== Segment start ==
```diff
@@ -202,7 +205,8 @@
                 pivot = st[0][3].detach() if (st[0][3] is not None and _GATE_STATS) else None
                 gate = blk.gate
                 y, ab_f, out_f, oparts_f, (sc, sh, mean, rstd) = K.rb_conv_gate(
-                    h, cv.weight, cv.geom(), cv.bias, act, m, gate.weight, gate.geom(), gate.bias, x, act, in_bn=in_bn, coef=coef, stats_pivot=pivot)
+                    h, cv.weight, cv.geom(), cv.bias, act, m, gate.weight, gate.geom(), gate.bias, x, act, in_bn=in_bn, coef=coef, stats_pivot=pivot,
+                    want_ab=not recompute)
                 fused_out = (ab_f, out_f, oparts_f, pivot)
                 st.append((h, sc, sh, mean, rstd))
                 h = y
@@ -247,13 +251,13 @@
                 ab, out = K.conv1x1_gate(y2, blk.gate.weight, blk.gate.geom(), blk.gate.bias, x, act)
         else:
             out = K.add(y2, x)
-        ctx.blk, ctx.training, ctx.s16 = blk, training, s16
+        ctx.blk, ctx.training, ctx.s16, ctx.gate_recompute = blk, training, s16, recompute
         (x0, sc1, sh1, mean1, rstd1), (y1, sc2, sh2, mean2, rstd2) = st
         ctx.rb_bwd = bool(rb_bwd and ab is not None and K.bn_coef_block(sc1, sh1, mean1, rstd1) and K.bn_coef_block(sc2, sh2, mean2, rstd2))
         ctx.defer_to = blk.__dict__.pop('_in_src', None)
         acc = 'f32-dh' if ctx.rb_bwd else None
         if (not ctx.rb_bwd and _DEFER_LARGE and training and blk.gate is not None and blk.gate.bias is not None and blk.gate.weight.requires_grad and
-                ab is not None and K.gate_bwd_fused_ok(x, blk.gate.weight, blk.gate.geom())):
+                (ab is not None or recompute) and K.gate_bwd_fused_ok(x, blk.gate.weight, blk.gate.geom())):
             acc = 'any-dh'
         blk.__dict__['_accepts_deferred'] = acc
         ctx.save_for_backward(x0, y1, y2, ab, sc1, sh1, mean1, rstd1, sc2, sh2, mean2, rstd2, m1, m2)
@@ -283,7 +287,7 @@
                                                     prefetch=_rb_next_ranges('fwd', blk))
         if oparts is not None:
             blk.__dict__['_out_parts'] = (oparts, pivot)
-        ctx.blk, ctx.training, ctx.s16 = blk, True, False
+        ctx.blk, ctx.training, ctx.s16, ctx.gate_recompute = blk, True, False, False
         ctx.rb_bwd = bool(rb_bwd and K.bn_coef_block(*coef1) and K.bn_coef_block(*coef2))
         ctx.defer_to = blk.__dict__.pop('_in_src', None)
         blk.__dict__['_accepts_deferred'] = 'f32-dh' if ctx.rb_bwd else None
@@ -317,8 +321,12 @@
             gw = blk.gate.weight
             dy2 = None
             if gw.requires_grad and blk.gate.bias is not None:
-                dy2 = K.conv1x1_gate_bwd_wgrad(dout, ab, y2, gw, blk.gate.geom(), act, grad_buf(gw), grad_buf(blk.gate.bias), out_scale=m2,
-                                               out_bf16=s16, apply=pend)
+                if ctx.gate_recompute:
+                    dy2 = K.conv1x1_gate_bwd_recompute(dout, y2, gw, blk.gate.geom(), blk.gate.bias, act, grad_buf(gw), grad_buf(blk.gate.bias),
+                                                       out_scale=m2, apply=pend)
+                else:
+                    dy2 = K.conv1x1_gate_bwd_wgrad(dout, ab, y2, gw, blk.gate.geom(), act, grad_buf(gw), grad_buf(blk.gate.bias), out_scale=m2,
+                                                   out_bf16=s16, apply=pend)
                 if dy2 is not None:
                     pend = None
             if pend is not None:
```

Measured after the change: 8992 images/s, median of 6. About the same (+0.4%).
== Segment end ==
- YOUR INSTRUCTIONS -
Looking at the records above, say how many lines hold the string "bool". Write nothing but the number.

- OUTPUT BELOW -
2